0

I'm trying to combine a uniq statement with a select("distinct") statement in Active Record, and it results in two DISTINCT keywords, which of course leads to an invalid query. This is the simplest example I have come up with. (Mark that is is simplified in order to help you understand the problem - I'm not simply asking for how I get out distinct ids from a database.)

Product.all.uniq.select("distinct id").map(&:id)

This gives me this error message:
 Product Load (0.7ms)  SELECT DISTINCT distinct id FROM "products"
ActiveRecord::StatementInvalid: PG::SyntaxError: ERROR:  syntax error at or near "distinct"
LINE 1: SELECT DISTINCT distinct id FROM "products"
                    ^
: SELECT DISTINCT distinct id FROM "products"

Why do I get two DISTRINCT keywords here? Is there any way to avoid it? Using uniq twice works, but I need to do a select for one of the filters I'm implementing.

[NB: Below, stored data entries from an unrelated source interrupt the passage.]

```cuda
template <int K, int PITCH, int VS>
__device__ __forceinline__ void computeTileJob(const PlaneView& pv, uint32_t stageAddr, int outX, int outY, const uint4& rec,
                                               uint32_t wAddr, int warp) {
  static_assert(PITCH % 4 == 0, "");
  const int y0 = outY + warp * kTilePatchH;
  const int dstPitch = pv.dstPitch, dstW = pv.dstW, dstH = pv.dstH;
  uint8_t* const dstRow = pv.dst + (size_t)y0 * dstPitch + outX;
  const uint32_t words[4] = {rec.x, rec.y, rec.z, rec.w};
  staticFor<kRowsPerPatchStep>([&](auto J) {
    constexpr int j = decltype(J)::value;
    const uint32_t w = words[j];
    const int col = kTilePatchW * j + ((int)(w >> 16) & (kTilePatchW - 1)), row = (int)(w >> 19) & (kTilePatchH - 1);
    if (!(w & kRecordSkip) && outX + col < dstW && y0 + row < dstH) {
// ... 138 lines not shown
      }
      int4 h;
      h.x = __shfl_sync(0xffffffffu, batch.x, pos); h.y = __shfl_sync(0xffffffffu, batch.y, pos);
      h.z = __shfl_sync(0xffffffffu, batch.z, pos); h.w = __shfl_sync(0xffffffffu, batch.w, pos);
      ++pos;
      const int kind = (h.y >> kJobKindShift) & kJobKindMask;
      mbarWait(empty + st, phase ^ 1);
      const bool twoStages = kind == kJobClass1 || kind == kJobSeam;
      if (twoStages) {
        if (st == S - 1) {
          if (lane == 0) postEmptyJob(kJobNop);
          advance();
          mbarWait(empty + st, phase ^ 1);
        }
        mbarWait(empty + st + 1, phase ^ 1);
      }
      if (lane == 0) {
        unsigned char* rec = groupBase + S * kStage + st * kRec;
        *reinterpret_cast<int4*>(rec) = h;
        if (kind == kJobExit) {
          mbarArrive(full + st);
        } else {
          const int pl = h.y >> kJobPlaneShift;
          const uint32_t recBytes = (uint32_t)jobRecordBytes(K, kind, h.x);
          if (kind == kJobBorder) {
            mbarExpectTx(full + st, recBytes);
          } else {
            const int cls = boxClassOf(kind), variant = jobBoxVariant(h.z), boxX = jobBoxX(h.z), boxY = jobBoxY(h.z);
            const uint32_t boxBytes = (uint32_t)(stageBoxW(K, cls) * boxVariantRows(K, cls, variant));
            mbarExpectTx(full + st, (kind == kJobSeam ? 2 : 1) * boxBytes + recBytes);
            tmaLoadBox(groupBase + st * kStage, &maps.map[pl][cls][variant], boxX, boxY, full + st);
            if (kind == kJobSeam)
              tmaLoadBox(groupBase + (st + 1) * kStage, &maps.map[pl][0][variant], boxX - planes[pl].srcW, boxY, full + st);
          }
          bulkCopyToShared(rec + 128, planes[pl].records + (unsigned)h.w, recBytes, full + st);
        }
      }
      advance();
      if (twoStages) {
        if (lane == 0) postEmptyJob(kJobNop);
        advance();
      }
      __syncwarp();
      if (kind == kJobExit) break;
    }
    if (lane == 0 && atomicAdd(jobs.claimCounter + 1, 1) == (int)(gridDim.x * GROUPS) - 1) {
      jobs.claimCounter[0] = 0;
// ... 3 lines not shown
    return;
  }

  const int group = warpId / kGroupWarps, warp = warpId % kGroupWarps;
  unsigned char* groupBase = smem + L::kWeights + group * L::kGroupBytes;
  const uint32_t boxAddr = smemAddr(groupBase), recAddr = smemAddr(groupBase + S * kStage);
  uint64_t* full = barBase + group * 2 * S;
  uint64_t* empty = full + S;
  const uint32_t wAddr = smemAddr(wsmem);
  mbarWait(weightBar, 0);
  asm volatile("griddepcontrol.wait;" ::: "memory");
  auto now = []() { unsigned long long t; asm volatile("mov.u64 %0, %globaltimer;" : "=l"(t)); return t; };
  unsigned long long* trace = jobs.trace && warp == 0 && lane == 0 ? jobs.trace + (size_t)(blockIdx.x * GROUPS + group) * kTraceJobsPerGroup * 4 : nullptr;
  uint32_t traced = 0;
  for (uint32_t st = 0, phase = 0;;) {
    unsigned long long* const row = trace && traced < kTraceJobsPerGroup ? trace + traced * 4 : nullptr;
    if (row) row[0] = now();
    mbarWait(full + st, phase);
    if (row) row[1] = now();
    const uint32_t rec = recAddr + st * kRec;
    const uint4 h = ldsVec(rec);
    const int kind = ((int)h.y >> kJobKindShift) & kJobKindMask;
    if (kind == kJobExit) break;
    const int outX = (int)h.x & ~kJobQuadMask, outY = (int)h.y & kJobRowMask;
    const PlaneView& pv = planes[(int)h.y >> kJobPlaneShift];
    if (kind == kJobShare || kind == kJobShareStay) {
      if constexpr (K >= 4) {
        const uint32_t mine = rec + 128 + warp * shareWarpRecordBytes(K);
        uint4 r[shareRows(K) / 8];
#pragma unroll
        for (int b = 0; b < shareRows(K) / 8; ++b) r[b] = ldsVec(mine + b * 512 + lane * 16);
        const uint32_t header = ldsWord(mine + shareRows(K) / 8 * 512 + lane * 4);
        uint8_t* dst = pv.dst + (size_t)(outY + (warp >> 1) * shareRows(K)) * pv.dstPitch + (outX + (warp & 1) * 32 + (int)(header >> kRecordColumnShift));
        if (kind == kJobShare) computeShareJob<K, stageBoxW(K, 2), VS, shareRows(K), false>(dst, pv.dstPitch, boxAddr + st * kStage, r, header, wAddr);
        else computeShareJob<K, stageBoxW(K, 2), VS, shareRows(K), true>(dst, pv.dstPitch, boxAddr + st * kStage, r, header, wAddr);
      }
    } else if (kind == kJobClass0) {
      uint4 r;
      const int quad = ((int)h.x & kJobQuadMask) - 1;
      if (quad < 0) {
        r = ldsVec(rec + 128 + warp * 512 + lane * 16);
      } else {
        r = make_uint4(kRecordSkip, kRecordSkip, kRecordSkip, kRecordSkip);
        if ((warp >> 2) == (quad >> 1)) {
          const uint2 v = ldsVec2Imm<0>(rec + 128 + (warp & 3) * 256 + lane * 8);
          if (quad & 1) { r.z = v.x; r.w = v.y; } else { r.x = v.x; r.y = v.y; }
        }
      }
      computeTileJob<K, stageBoxW(K, 0), VS>(pv, boxAddr + st * kStage, outX, outY, r, wAddr, warp);
    } else if (kind == kJobClass1) {
      computeTileJob<K, stageBoxW(K, 1), VS>(pv, boxAddr + st * kStage, outX, outY, ldsVec(rec + 128 + warp * 512 + lane * 16), wAddr, warp);
    } else if (kind == kJobSeam) {
      {
        uint4* a = reinterpret_cast<uint4*>(groupBase + st * kStage);
        const uint4* b = reinterpret_cast<const uint4*>(groupBase + (st + 1) * kStage);
        for (int i = warp * 32 + lane; i < (int)(kBox0 / 16); i += kGroupThreads) {
          uint4 x = a[i];
          const uint4 y = b[i];
// ... 83 lines not shown
```

### transform360_b200/csrc/kernels.cuh

```cuda
#pragma once

#include <cuda_runtime.h>

#include <cstdint>

#include "flat_view.h"
#include "oriented_view.h"

namespace t360 {
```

Edit: The select("distinct..") has to go before the uniq statement.

karianneberg
  • 329
  • 4
  • 17
  • I believe this is what you're looking for: http://stackoverflow.com/questions/9658881/rails-select-unique-values-from-a-column – Lucas Moulin Mar 06 '16 at 13:57
  • No, I1m not. That question asks why models with one field are not equal. I want to know why I get an invalid query from combining plain `uniq` with `select("distinct...")`, and how I can fix it. – karianneberg Mar 06 '16 at 14:03

2 Answers2

1

uniq already uses DISTINCT. Either use uniq or select("DISTINCT"). Moreover, you should use pluck, and not map over the records and select the id.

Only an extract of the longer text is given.